SUPPLIED RECORDS:
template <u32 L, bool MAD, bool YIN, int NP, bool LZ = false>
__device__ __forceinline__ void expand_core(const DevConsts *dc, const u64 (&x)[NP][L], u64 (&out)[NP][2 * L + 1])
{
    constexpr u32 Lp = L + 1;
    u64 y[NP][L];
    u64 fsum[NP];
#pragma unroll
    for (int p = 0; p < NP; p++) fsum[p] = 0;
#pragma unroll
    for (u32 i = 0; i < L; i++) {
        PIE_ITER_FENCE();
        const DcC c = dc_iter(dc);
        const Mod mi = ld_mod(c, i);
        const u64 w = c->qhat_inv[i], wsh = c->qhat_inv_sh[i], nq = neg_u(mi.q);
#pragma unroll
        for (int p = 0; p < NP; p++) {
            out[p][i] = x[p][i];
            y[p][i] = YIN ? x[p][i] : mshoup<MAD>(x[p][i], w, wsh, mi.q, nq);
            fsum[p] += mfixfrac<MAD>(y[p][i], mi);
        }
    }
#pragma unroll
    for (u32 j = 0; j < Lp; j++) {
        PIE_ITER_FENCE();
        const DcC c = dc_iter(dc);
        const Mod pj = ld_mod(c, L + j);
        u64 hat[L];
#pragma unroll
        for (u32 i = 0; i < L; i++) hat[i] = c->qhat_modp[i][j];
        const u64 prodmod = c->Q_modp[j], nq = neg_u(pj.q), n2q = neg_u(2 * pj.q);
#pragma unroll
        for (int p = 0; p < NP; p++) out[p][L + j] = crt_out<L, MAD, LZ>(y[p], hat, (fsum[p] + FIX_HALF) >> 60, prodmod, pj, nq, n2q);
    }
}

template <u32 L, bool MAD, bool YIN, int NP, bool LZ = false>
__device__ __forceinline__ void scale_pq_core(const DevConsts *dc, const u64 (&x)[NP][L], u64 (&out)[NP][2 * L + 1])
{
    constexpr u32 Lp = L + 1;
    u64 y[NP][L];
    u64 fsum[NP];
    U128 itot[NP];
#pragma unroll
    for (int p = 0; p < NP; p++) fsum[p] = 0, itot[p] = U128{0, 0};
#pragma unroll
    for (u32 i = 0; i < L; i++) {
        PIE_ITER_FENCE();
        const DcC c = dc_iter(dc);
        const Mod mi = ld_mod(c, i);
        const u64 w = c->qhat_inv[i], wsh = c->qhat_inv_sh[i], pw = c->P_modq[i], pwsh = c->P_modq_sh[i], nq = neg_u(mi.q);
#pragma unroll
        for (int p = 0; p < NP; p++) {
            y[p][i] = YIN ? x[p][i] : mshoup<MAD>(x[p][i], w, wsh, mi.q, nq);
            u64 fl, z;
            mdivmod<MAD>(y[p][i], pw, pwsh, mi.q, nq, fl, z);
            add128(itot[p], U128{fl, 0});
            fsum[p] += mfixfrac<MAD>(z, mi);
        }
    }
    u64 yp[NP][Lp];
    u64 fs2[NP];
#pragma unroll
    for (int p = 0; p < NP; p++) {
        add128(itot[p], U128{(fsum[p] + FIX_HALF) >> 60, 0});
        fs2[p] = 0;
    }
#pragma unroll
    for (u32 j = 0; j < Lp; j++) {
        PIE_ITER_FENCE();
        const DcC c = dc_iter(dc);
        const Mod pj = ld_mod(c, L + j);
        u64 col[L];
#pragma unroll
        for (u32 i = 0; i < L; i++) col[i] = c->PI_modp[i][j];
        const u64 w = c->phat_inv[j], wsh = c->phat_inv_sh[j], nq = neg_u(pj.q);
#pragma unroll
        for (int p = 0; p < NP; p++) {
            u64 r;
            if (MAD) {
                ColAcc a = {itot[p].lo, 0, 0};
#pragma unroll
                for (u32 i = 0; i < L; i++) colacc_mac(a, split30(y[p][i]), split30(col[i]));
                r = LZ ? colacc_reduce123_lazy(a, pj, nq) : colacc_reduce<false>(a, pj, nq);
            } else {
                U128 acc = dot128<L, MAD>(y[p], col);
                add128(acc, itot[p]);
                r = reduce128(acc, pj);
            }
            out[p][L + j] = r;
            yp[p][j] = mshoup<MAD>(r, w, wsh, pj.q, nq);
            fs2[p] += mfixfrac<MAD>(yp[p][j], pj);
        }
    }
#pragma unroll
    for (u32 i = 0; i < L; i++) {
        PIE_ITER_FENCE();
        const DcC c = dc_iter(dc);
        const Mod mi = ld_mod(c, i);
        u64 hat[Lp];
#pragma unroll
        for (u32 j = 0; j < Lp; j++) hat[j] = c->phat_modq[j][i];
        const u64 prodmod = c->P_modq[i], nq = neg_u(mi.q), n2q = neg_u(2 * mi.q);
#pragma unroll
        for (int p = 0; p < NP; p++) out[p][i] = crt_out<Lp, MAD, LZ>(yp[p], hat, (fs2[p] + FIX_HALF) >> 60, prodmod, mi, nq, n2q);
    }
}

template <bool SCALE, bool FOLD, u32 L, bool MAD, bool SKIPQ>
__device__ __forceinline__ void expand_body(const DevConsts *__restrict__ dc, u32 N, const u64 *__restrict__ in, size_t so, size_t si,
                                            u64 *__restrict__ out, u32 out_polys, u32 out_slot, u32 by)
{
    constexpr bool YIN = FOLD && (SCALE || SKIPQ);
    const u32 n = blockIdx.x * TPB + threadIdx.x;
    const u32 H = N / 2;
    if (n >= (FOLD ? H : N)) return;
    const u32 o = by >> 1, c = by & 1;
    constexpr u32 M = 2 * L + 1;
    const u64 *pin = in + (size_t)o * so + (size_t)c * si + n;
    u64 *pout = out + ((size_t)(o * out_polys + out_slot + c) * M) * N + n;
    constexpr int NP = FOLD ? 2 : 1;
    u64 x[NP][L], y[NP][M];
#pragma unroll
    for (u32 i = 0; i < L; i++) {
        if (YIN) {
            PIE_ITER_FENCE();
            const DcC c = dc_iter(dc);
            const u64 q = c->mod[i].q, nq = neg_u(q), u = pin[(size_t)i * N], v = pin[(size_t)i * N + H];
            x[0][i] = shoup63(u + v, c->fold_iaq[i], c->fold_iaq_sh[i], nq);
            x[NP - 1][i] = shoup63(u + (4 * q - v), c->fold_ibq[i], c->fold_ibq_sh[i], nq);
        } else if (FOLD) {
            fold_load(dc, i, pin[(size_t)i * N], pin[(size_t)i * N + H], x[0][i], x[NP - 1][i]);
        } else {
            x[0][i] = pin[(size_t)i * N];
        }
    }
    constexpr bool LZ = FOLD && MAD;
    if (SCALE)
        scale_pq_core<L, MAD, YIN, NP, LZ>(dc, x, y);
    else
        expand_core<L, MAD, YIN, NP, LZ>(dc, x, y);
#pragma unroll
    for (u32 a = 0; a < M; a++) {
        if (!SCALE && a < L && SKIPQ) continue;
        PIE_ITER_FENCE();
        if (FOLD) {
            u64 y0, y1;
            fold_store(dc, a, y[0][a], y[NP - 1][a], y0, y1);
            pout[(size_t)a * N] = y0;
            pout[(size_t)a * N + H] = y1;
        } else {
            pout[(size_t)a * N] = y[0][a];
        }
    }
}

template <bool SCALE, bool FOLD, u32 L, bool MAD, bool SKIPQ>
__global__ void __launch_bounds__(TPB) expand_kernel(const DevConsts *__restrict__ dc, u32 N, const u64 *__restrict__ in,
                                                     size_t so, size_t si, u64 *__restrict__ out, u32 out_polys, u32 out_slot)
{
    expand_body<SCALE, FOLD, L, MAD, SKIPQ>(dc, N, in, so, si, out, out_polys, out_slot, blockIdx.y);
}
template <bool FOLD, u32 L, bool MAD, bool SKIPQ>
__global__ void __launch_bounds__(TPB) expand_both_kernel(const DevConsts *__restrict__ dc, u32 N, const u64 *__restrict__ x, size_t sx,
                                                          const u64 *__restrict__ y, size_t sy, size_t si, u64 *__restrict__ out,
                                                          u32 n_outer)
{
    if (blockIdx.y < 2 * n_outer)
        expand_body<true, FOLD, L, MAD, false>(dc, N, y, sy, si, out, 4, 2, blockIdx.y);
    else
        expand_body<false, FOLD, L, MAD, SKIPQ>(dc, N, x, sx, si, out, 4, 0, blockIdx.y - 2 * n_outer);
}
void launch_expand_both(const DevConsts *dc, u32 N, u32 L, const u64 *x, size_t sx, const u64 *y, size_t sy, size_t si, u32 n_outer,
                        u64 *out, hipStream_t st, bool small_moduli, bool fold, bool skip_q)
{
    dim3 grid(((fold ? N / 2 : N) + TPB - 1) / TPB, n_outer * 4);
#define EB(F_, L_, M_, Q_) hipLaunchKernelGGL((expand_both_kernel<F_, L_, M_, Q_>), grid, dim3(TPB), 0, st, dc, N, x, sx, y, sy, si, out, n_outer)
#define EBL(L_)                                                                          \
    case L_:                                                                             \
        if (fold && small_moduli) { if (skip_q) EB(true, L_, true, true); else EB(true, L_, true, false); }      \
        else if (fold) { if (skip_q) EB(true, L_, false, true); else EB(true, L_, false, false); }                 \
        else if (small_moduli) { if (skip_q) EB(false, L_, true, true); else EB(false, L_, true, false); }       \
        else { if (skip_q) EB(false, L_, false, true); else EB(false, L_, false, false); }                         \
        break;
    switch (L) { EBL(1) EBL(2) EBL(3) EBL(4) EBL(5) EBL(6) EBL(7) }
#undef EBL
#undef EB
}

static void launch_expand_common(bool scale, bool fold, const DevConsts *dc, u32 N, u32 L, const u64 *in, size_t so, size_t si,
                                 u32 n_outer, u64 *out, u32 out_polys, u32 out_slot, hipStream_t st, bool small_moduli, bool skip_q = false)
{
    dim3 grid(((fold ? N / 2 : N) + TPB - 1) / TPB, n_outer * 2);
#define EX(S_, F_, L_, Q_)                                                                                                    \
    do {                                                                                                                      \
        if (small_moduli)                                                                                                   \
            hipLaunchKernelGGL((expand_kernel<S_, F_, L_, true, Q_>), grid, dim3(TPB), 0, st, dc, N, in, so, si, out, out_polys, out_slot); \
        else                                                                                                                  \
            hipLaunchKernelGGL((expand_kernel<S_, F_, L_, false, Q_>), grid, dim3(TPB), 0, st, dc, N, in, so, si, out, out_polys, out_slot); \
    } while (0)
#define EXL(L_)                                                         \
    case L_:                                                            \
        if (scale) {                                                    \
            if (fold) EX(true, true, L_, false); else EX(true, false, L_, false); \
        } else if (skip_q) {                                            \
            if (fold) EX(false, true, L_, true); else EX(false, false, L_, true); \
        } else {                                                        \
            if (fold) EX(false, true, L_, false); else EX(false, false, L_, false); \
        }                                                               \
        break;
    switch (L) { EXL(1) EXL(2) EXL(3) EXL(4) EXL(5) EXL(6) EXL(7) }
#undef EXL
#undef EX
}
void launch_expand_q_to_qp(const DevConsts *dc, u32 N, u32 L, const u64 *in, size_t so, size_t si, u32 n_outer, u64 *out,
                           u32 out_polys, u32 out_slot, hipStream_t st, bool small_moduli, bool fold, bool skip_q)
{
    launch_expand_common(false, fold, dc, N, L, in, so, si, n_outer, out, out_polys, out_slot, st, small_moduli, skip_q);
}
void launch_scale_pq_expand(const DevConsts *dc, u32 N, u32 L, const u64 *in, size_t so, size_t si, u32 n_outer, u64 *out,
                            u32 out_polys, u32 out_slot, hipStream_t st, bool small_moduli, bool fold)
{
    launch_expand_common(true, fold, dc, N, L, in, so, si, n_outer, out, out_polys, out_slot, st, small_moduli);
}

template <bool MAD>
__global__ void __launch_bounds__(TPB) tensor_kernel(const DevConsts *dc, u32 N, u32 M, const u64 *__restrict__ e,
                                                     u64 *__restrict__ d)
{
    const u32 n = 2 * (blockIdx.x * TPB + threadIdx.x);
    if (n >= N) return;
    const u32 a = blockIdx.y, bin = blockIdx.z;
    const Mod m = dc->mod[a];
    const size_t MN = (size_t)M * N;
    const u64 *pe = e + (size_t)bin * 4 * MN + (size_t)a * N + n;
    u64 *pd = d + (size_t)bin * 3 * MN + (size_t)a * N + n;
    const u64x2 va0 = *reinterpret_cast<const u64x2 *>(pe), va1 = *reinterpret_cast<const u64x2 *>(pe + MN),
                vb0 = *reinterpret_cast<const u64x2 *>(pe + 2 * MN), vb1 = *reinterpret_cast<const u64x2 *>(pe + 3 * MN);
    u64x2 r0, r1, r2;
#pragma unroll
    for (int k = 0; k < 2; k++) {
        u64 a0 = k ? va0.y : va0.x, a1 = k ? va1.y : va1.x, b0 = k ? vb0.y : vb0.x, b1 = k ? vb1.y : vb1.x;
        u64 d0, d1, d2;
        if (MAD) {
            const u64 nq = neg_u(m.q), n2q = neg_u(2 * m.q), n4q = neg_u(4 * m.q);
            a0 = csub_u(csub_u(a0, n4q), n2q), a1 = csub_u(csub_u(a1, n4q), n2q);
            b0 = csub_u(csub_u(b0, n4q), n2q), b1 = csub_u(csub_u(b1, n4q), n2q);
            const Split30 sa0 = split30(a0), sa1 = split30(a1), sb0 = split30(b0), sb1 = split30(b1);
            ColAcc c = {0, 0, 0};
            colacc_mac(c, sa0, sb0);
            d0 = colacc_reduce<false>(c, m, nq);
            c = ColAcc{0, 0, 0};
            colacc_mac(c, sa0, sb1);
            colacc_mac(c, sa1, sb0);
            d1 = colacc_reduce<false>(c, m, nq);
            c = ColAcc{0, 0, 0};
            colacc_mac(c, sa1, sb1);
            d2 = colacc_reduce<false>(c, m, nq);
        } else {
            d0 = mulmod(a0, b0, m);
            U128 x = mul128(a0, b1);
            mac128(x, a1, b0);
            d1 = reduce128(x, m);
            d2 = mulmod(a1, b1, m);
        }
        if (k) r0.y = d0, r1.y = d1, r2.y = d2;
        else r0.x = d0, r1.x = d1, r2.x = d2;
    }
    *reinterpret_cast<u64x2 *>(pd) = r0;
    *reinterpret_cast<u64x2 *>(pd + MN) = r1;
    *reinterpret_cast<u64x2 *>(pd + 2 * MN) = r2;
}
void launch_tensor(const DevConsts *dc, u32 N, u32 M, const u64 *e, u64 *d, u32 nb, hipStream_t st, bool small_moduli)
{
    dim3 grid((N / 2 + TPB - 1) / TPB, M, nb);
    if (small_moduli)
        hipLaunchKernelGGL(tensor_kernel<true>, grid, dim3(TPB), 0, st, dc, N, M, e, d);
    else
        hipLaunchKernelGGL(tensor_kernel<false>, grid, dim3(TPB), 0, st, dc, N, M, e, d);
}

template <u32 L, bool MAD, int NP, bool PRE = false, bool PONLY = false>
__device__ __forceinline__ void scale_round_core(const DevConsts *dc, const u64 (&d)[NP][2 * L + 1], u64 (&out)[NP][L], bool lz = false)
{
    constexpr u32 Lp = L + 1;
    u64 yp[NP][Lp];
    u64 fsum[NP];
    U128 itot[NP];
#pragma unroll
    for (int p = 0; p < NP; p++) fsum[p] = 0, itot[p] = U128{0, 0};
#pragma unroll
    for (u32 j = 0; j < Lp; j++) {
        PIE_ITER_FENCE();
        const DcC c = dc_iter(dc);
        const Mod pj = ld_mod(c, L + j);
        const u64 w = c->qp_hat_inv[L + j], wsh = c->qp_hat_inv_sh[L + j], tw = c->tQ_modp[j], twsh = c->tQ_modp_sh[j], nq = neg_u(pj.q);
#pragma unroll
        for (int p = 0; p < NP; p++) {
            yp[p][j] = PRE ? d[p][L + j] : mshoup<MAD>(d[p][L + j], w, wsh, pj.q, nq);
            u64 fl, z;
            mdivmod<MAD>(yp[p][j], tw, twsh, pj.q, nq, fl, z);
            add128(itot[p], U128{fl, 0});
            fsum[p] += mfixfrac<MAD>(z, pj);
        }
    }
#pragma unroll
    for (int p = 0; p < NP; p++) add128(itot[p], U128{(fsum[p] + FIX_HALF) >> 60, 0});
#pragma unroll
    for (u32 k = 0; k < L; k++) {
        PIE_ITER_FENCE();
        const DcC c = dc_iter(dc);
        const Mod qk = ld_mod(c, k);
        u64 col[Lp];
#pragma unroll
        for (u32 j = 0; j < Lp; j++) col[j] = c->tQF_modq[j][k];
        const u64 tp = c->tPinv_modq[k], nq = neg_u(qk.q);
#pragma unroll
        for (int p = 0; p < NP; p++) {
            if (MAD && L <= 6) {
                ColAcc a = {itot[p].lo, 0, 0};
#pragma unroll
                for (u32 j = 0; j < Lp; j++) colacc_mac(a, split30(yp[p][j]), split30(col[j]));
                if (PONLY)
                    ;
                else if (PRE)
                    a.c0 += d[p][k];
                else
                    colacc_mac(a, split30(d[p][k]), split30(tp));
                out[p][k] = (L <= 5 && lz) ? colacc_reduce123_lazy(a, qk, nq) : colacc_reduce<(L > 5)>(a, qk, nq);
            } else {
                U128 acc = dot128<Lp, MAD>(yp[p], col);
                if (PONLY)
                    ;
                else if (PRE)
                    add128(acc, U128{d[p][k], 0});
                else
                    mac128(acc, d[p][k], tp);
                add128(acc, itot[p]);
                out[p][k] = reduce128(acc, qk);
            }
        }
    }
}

ASSIGNED TASK:
Extract from the listing above the lines between the line containing "out_polys, out_slot, blockIdx.y);" and the line containing "void __launch_bounds__(TPB) expand_both_kernel(const", keeping both of those lines. Output nothing else.

RESULT OF THIS EXERCISE:
    expand_body<SCALE, FOLD, L, MAD, SKIPQ>(dc, N, in, so, si, out, out_polys, out_slot, blockIdx.y);
}
template <bool FOLD, u32 L, bool MAD, bool SKIPQ>
__global__ void __launch_bounds__(TPB) expand_both_kernel(const DevConsts *__restrict__ dc, u32 N, const u64 *__restrict__ x, size_t sx,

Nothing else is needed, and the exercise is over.